Imu: chi la paga, chi no

A grandi passi avanza l’IMU, il vero babau del 2012, forse solo perché balzello più strumentalizzato rispetto all’Iva, o alle tasse sulla benzina.

Comunque, ad Alessandria si guardano bene, tutti quanti, da affrontare il tema, per non demotivare l’elettorato fino al ballottaggio. Poi, saranno tutti affari nostri e scopriremo di che morte dovremo morire.

Tra aggiornamento dei valori castali, e innalzamento dei parametri su prime, e soprattutto seconde case e atttività commerciali (e agricole) rischiamo davvero di dover fronteggiare un salasso di dimensioni significative. Ma attenzione, con apprezzabili differenze.

Eh sì, perché l’IMU deve ancora partire, ma è già a quanto pare l’ennesimo specchio del Paese delle lobby e dei privilegi. Con caste che hanno la pretesa di risanare le finanze pubbliche tosando masse di poveracci imbelli, a tutto vantaggio della solita compagnia di giro: banche, politica, Chiesa cattolica.

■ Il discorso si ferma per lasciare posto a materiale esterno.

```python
def _embedding(vocab, width, max_len=1000, emb_matrix=None):
    if emb_matrix is not None:
        vocab, width = emb_matrix.shape
    table = nn.Embedding(vocab, width, padding_idx=0)
    if emb_matrix is not None:
        table.load_state_dict({"weight": emb_matrix})
        table.weight.requires_grad = False
    return nn.Sequential(table, PositionalEmbedding(width, dropout=0.1, max_len=max_len))
# ... 248 lines not shown
                            eu=self.attns[i].project_keys_exp(m) if fused else None))
        return out

    def _run_prefix(self, dec_ids, mems, valid, weights, feature):
        dec_in = _embed(self.embedding, dec_ids, self.training)
        tgt_valid = dec_ids.ne(0)
        x = dec_in
        ctxs, copies = [], []
        for i, mem in enumerate(mems):
            x = self.decs[i].forward_batch_first(x, mem, tgt_valid, valid[i], causal=True)
            q = x if feature is None else torch.cat([x, feature], dim=-1)
            ctx, p = self.attns[i].attend(q, mem, mem, row_valid=tgt_valid, col_valid=valid[i])
            ctxs.append(ctx)
            if weights is not None:
                p = weights[i].unsqueeze(1) * p
                p = p / (1e-8 + p.sum(dim=-1, keepdim=True))
            copies.append(p)
        return dec_in, x, ctxs, copies

    def _check_length(self, T):
        if T > self.embedding[1].pe.size(0):
            raise RuntimeError("max_target_length %d exceeds max_len %d" % (T, self.embedding[1].pe.size(0)))

    def _cache_setup(self, mems, max_target_length, feat):
        B, dev = mems[0].shape[0], mems[0].device
        inference = not self.training and not torch.is_grad_enabled()
        cache = self._memory_cache(mems, absorb=inference)
        self_kvs = [dec.new_self_cache(B, max_target_length, mems[0]) for dec in self.decs]
        hist_valid = torch.zeros(B, max_target_length, dtype=torch.bool, device=dev)
        self._check_length(max_target_length)
        splits = [self.attns[i].split_query(feat, self.hidden_size) if (QUERY_SPLIT and inference and feat is not None and cache[i]["eu"] is not None) else None
                  for i in range(len(mems))]
        return inference, cache, self_kvs, hist_valid, splits

    def _cached_layers(self, t, ids, mems, valid, weights, feat, cache, splits, self_kvs, hist_valid):
        table, pos = self.embedding[0].weight, self.embedding[1]
        tok_valid = ids.ne(0)
        hist_valid[:, t] = tok_valid[:, 0]
        dec_in = ops.embed_pos(ids, table, pos.pe[t:t + 1])
        x = dec_in
        ctxs, copies = [], []
        for i, mem in enumerate(mems):
            x = self.decs[i].step(x, t, self_kvs[i], hist_valid, cache[i]["kvs"], valid[i])
            q = x if (feat is None or splits[i] is not None) else torch.cat([x, feat], dim=-1)
            if cache[i]["eu"] is not None:
                ctx, p = self.attns[i].attend_decode(q, mem, tok_valid, valid[i], cache[i]["eu"], None if weights is None else weights[i],
                                                     split=splits[i])
            else:
                ctx, p = self.attns[i].attend(q, mem, mem, row_valid=tok_valid, col_valid=valid[i], uh=cache[i]["uh"])
                if weights is not None:
                    p = weights[i].unsqueeze(1) * p
                    p = p / (1e-8 + p.sum(dim=-1, keepdim=True))
            ctxs.append(ctx)
            copies.append(p)
        return dec_in, x, ctxs, copies

    @staticmethod
    def _per_item(n, mems, valid, weights, source_map, feat, keys=True, unit_too=False):
        if n == 1 and not unit_too:
            return mems, valid, weights, source_map, feat
        mems = [m.repeat_interleave(n, dim=0) for m in mems]
        valid = [v.repeat_interleave(n, dim=0) for v in valid]
        weights = None if weights is None else [w.repeat_interleave(n, dim=0) for w in weights]
        if keys:
            source_map = source_map.expand(n) if isinstance(source_map, ops.SortedSource) else source_map.repeat_interleave(n, dim=0)
        return mems, valid, weights, source_map, None if feat is None else feat.repeat_interleave(n, dim=0)

    def _decode(self, mode, mems, valid, weights, source_map, feat, BOS, max_target_length):
        R, dev, T = mems[0].shape[0], mems[0].device, max_target_length
        inference, cache, self_kvs, hist_valid, splits = self._cache_setup(mems, T, feat)
        ids = self._bos(R, BOS, dev)
        capturing = torch.cuda.is_current_stream_capturing()
        fused_head = inference and ops.pointer_head_supported(source_map, self.tgt_vocab_size, len(mems))
        mode.start(capturing, self_kvs, hist_valid)
        for t in range(T):
            dec_in, x, ctxs, copies = self._cached_layers(t, ids, mems, valid, weights, feat, cache, splits, self_kvs, hist_valid)
            if fused_head:
                dec_out, gen_in = self._head_parts(dec_in, x, feat)
                logits, mix_logits = self._head_logits(dec_out, gen_in, ctxs)
                ids = mode.fused_step(t, logits, mix_logits, source_map, [c.reshape(R, -1) for c in copies])
            else:
                dec_out, gen, dist = self._head(dec_in, x, ctxs, copies, feat, source_map)
                ids = mode.unfused_step(t, gen, dist)
            steps = t + 1
            if steps == T:
                break
            self_kvs, hist_valid = mode.after_step(t, self_kvs, hist_valid)
            if not capturing and steps % self.eos_check_every == 0 and mode.all_finished():
                break
        setattr(self, mode.counter, steps)
        return mode.result(dec_out)

    def _score(self, mems, valid, weights, source_map, BOS, answers, pad=0, feature_of=None):
        if self.training:
            raise ValueError("scoring runs in eval mode: call model.eval() first")
        if answers.dim() == 2:
            answers = answers.unsqueeze(1)
        if answers.dim() != 3 or answers.dtype != torch.int64 or answers.size(0) != mems[0].shape[0]:
            raise ValueError("scoring: answers must be int64 [B, T] or [B, N, T] with the batch's B")
        B, N, T = answers.shape
        dev, V, H = mems[0].device, self.tgt_vocab_size, self.hidden_size
        self._check_length(T)
        feat = None if feature_of is None else feature_of(T)
        mems, valid, weights, source_map, feat = self._per_item(N, mems, valid, weights, source_map, feat, keys=False)
        R = B * N
        tgt = answers.reshape(R, T).to(dev)
        dec_ids = torch.cat([self._bos(R, BOS, dev), tgt[:, :-1]], dim=-1)
        dec_in, x, ctxs, copies = self._run_prefix(dec_ids, mems, valid, weights, feat)
        rows, per = R * T, N * T
        dec_in, x = dec_in.reshape(rows, 1, H), x.reshape(rows, 1, H)
        feat = None if feat is None else feat.reshape(rows, 1, -1)
        ctxs = [c.reshape(rows, 1, -1) for c in ctxs]
        copies = [c.reshape(rows, -1) for c in copies]
        flat = tgt.reshape(rows)
        sorted_src = isinstance(source_map, ops.SortedSource)
        fused = sorted_src and ops.pointer_score_supported(source_map, len(mems))
        limit = max(1, int(self.score_chunk_rows))
        if per <= limit:
            step = limit // per * per
            chunks = [(r0, min(r0 + step, rows)) for r0 in range(0, rows, step)]
        else:
            chunks = [(b * per + o, min(b * per + o + limit, (b + 1) * per)) for b in range(B) for o in range(0, per, limit)]
        probs, ptrs = [], []
        for r0, r1 in chunks:
            n = r1 - r0
            dec_out, gen_in = self._head_parts(dec_in[r0:r1], x[r0:r1], None if feat is None else feat[r0:r1])
            cx, cp, y = [c[r0:r1] for c in ctxs], [c[r0:r1] for c in copies], flat[r0:r1]
            b0, b1 = r0 // per, (r1 + per - 1) // per
            if fused:
                logits, mix_logits = self._head_logits(dec_out, gen_in, cx)
                p, c = ops.pointer_head_score(logits, mix_logits, source_map.select(slice(b0, b1)), n // (b1 - b0), cp, y, pad)
            else:
                item = torch.arange(r0, r1, device=dev) // per
                src = source_map.select(item) if sorted_src else source_map.index_select(0, item)
                gen = self._generate(gen_in, 0.0)
                d1, d2 = self._mix(dec_out, cx, gen, [c.unsqueeze(1) for c in cp], src)
                inside = (y >= 0) & (y < V)
                at = y.clamp(0, V - 1).reshape(n, 1, 1)
                c = d2.gather(-1, at).reshape(n)
                p = d1.gather(-1, at).reshape(n) + c
                skip = y.eq(pad) if pad >= 0 else torch.zeros_like(inside)
                p = torch.where(skip, torch.ones_like(p), torch.where(inside, p, torch.zeros_like(p)))
                c = torch.where(skip | ~inside, torch.zeros_like(c), c)
            probs.append(p)
            ptrs.append(c)
        p, c = torch.cat(probs).view(B, N, T), torch.cat(ptrs).view(B, N, T)
        scored = (answers.to(dev).ne(pad) if pad >= 0 else torch.ones_like(answers, dtype=torch.bool, device=dev))
        count = scored.sum()
        scores = (-torch.log(p.clamp_min(1e-30)) * scored).sum(dim=-1) / scored.sum(dim=-1).clamp_min(1)
        loss = ((-torch.log(p + 1e-8) * scored).sum() / count.clamp_min(1)).reshape(1)
        return dict(token_probs=p, copy_probs=c, scores=scores, loss=loss, tokens=count)

    def _run(self, encode_memories, encode_masks, encode_weights, source_map, BOS, groundtruth_index, max_target_length, beam_width, sampling,
             score_index, feature_of=None, no_repeat_ngram=0):
        B, dev = source_map.size(0), encode_memories[0].device
        source_map = self._sorted(source_map)
        mems = [m.reshape(B, -1, self.hidden_size) for m in encode_memories]
        valid = [m.reshape(B, -1).contiguous() for m in encode_masks]
        weights = None if encode_weights is None else [w.reshape(B, -1) for w in encode_weights]
        if score_index is not None:
            return self._score(mems, valid, weights, source_map, BOS, score_index, feature_of=feature_of)
        T = groundtruth_index.size(1) if max_target_length is None else max_target_length
        if self.training and groundtruth_index is not None:
            dec_ids = torch.cat([self._bos(B, BOS, dev), groundtruth_index[:, :-1]], dim=-1)
            feat = None if feature_of is None else feature_of(dec_ids.size(1))
            dec_out, gen, dist = self._head(*self._run_prefix(dec_ids, mems, valid, weights, feat), feat, source_map)
            return dec_out, gen, dist, groundtruth_index
        if self.training:
            return None
        feat = None if feature_of is None else feature_of(1)
        ngram = no_repeat_ngram_param(no_repeat_ngram, T)
        if ngram and not ops.ngram_ban_supported():
            raise RuntimeError("no_repeat_ngram: this build of the library lacks the n-gram ban (CASE_FEAT_NGRAM_BAN)")
        if beam_width:
            W = int(beam_width)
            if not ops.beam_supported(W):
                raise RuntimeError("beam search: width %d is outside what the beam kernels are built for (1 .. 8)" % W)
            mode, n = _BeamMode(self, B, W, T, dev, ngram), W
        elif sampling:
            if not ops.sample_supported(self.tgt_vocab_size):
                raise RuntimeError("sampled decoding: the vocabulary (%d) is beyond what the sampling kernel holds in LDS (V <= 36000)"
                                   % self.tgt_vocab_size)
            mode, n = _SampleMode(B, T, dev, sampling, ngram), int(sampling["num_samples"])
        else:
            mode, n = _GreedyMode(self, B, T, dev, ngram), 1
        return self._decode(mode, *self._per_item(n, mems, valid, weights, source_map, feat, unit_too=bool(beam_width)), BOS, T)

    def _head_logits(self, dec_out, gen_in, ctxs):
        B, V = dec_out.shape[0], self.tgt_vocab_size
        h = ops.linear(gen_in, self.gen[0].weight, self.gen[0].bias)
        logits = ops.linear(h, self.gen[-2].weight, None, out_dtype=torch.float32)
        parts = [dec_out] + ctxs
        if ops.linear_skinny_supported(parts, self.mix.weight):
            mix_logits = ops.linear_skinny(parts, self.mix.weight, self.mix.bias)
        else:
            mix_logits = ops.linear(torch.cat(parts, dim=-1), self.mix.weight, self.mix.bias, out_dtype=torch.float32)
        return logits.reshape(B, V), mix_logits.reshape(B, -1)

    def _head(self, dec_in, x, ctxs, copies, feat, source_map):
        dec_out, gen_in = self._head_parts(dec_in, x, feat)
        gen = self._generate(gen_in, self.gen_dropout)
        d1, d2 = self._mix(dec_out, ctxs, gen, copies, source_map)
        return dec_out, gen, ((d1, d2) if self.training and self.train_returns_pair else ops.add(d1, d2))

    def _generate(self, gen_in, hidden_drop):
        h = ops.linear(gen_in, self.gen[0].weight, self.gen[0].bias, p_drop=config.drop_p(hidden_drop, self.training))
        logits = ops.linear(h, self.gen[-2].weight, None, out_dtype=torch.float32)
        return ops.masked_softmax(logits)

    def _mix(self, dec_out, ctxs, gen, copies, source_map):
        mix_in = torch.cat([dec_out] + ctxs, dim=-1)
        pm = ops.masked_softmax(ops.linear(mix_in, self.mix.weight, self.mix.bias, out_dtype=torch.float32))
        dist1 = pm[:, :, 0:1] * gen
        ptr = torch.cat([pm[:, :, k + 1:k + 2] * c for k, c in enumerate(copies)], dim=-1)
        return dist1, self._scatter(ptr, source_map, gen.shape[-1])

    @staticmethod
    def _scatter(ptr, source_map, V):
        if isinstance(source_map, ops.SortedSource) or (source_map.dtype == torch.int64 and source_map.dim() == 2):
            return ops.copy_scatter(source_map, ptr, V)
        return ops.copy_scatter(source_map.argmax(dim=-1), ptr * source_map.sum(dim=-1).unsqueeze(1), V)

    @staticmethod
    def _bos(batch_size, BOS, device):
        return torch.full((batch_size, 1), BOS, dtype=torch.long, device=device)


class TransformerSeqDecoder(PointerDecoderCore):

    def __init__(self, num_memories, num_layers, nhead, tgt_vocab_size, hidden_size, emb_matrix=None):
        super().__init__()
        H = hidden_size
        self._build(num_memories, num_layers, nhead, tgt_vocab_size, H, H, emb_matrix=emb_matrix, max_len=100 if emb_matrix is not None else 1000)
        self.norm = nn.LayerNorm(H)
        self.gen = nn.Sequential(nn.Linear(2 * H, H), nn.Linear(H, tgt_vocab_size, bias=False), nn.Softmax(dim=-1))
        self.mix = nn.Linear(H + num_memories * H, num_memories + 1)

    def _head_parts(self, dec_in, x, feat):
        dec_out = ops.layer_norm(x, self.norm.weight, self.norm.bias, self.norm.eps)
        return dec_out, torch.cat([dec_in, dec_out], dim=-1)

    def forward(self, encode_memories, BOS, UNK, source_maps, encode_masks=None, encode_weights=None,
                groundtruth_index=None, init_decoder_state=None, max_target_length=None, beam_width=None, sampling=None, score_index=None,
                no_repeat_ngram=0):
        if isinstance(source_maps, (list, tuple)):
            source_maps = torch.cat(source_maps, dim=-2 if source_maps[0].dim() == 3 else -1)
        return self._run(encode_memories, encode_masks, encode_weights, source_maps, BOS, groundtruth_index, max_target_length, beam_width, sampling,
                         score_index, no_repeat_ngram=no_repeat_ngram)
```

### case_rg_amd/common/heads.py

```python
import os

import torch
import torch.distributed as dist
import torch.nn as nn
import torch.nn.functional as F

from .. import ops
from .TransformerBlock import TransformerBlock


def block_stack(num_heads, hidden_size, extra):
    return nn.ModuleList([TransformerBlock(num_heads, 5 * hidden_size, hidden_size)] +
                         [TransformerBlock(num_heads, hidden_size, hidden_size) for _ in range(extra)])


def run_blocks(blocks, reps, mask):
    for block in blocks:
        reps = block(reps, mask)
    return reps


SIDE_STREAM = os.environ.get("CASE_SIDE_STREAM", "1") != "0"
SIDE_STREAM_INFERENCE = os.environ.get("CASE_SIDE_STREAM_INFERENCE", "0") == "1"
SIDE_STREAM_NOT_UNDER_DP = os.environ.get("CASE_SIDE_STREAM_UNDER_DP", "0") != "1"
SIDE_STREAM_MIN_ELEMS = 100_000_000
_side = {}
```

Sembra incredibile ma è così: la tassa colpirà (per fare un esempio tra i più iniqui) gli anziani in possesso anche solo di quattro mura, ma ricoverati in casa di riposo: in quel caso Monti considera la loro abitazione come seconda casa a quanto pare. Un genio.

Lo stesso Monti, ça va sans dire, a quanto pare esenta dal pagamento del’Imu le fondazioni bancarie e quelle dei partiti (praticamente tutti gli immobili degli stessi sono quindi in salvo), e il patrimonio della Chiesa cattolica in cui ci sia anche attività di culto. E qui si apre la grande querelle tra chi dice che basterà una piccola cappelletta votiva per esentare fior di strutture commerciali, e chi invece sostiene che la Chiesa le tasse le paga da sempre. Ipotesi, quest’ultima, francamente un po’ azzardata.

Ma l’altra osservazione interessante riguarda il mercato immobiliare. L’IMU porterà nelle casse dello Stato, nel 2012, un fiume di denaro: 47 miliardi di euro, si stima.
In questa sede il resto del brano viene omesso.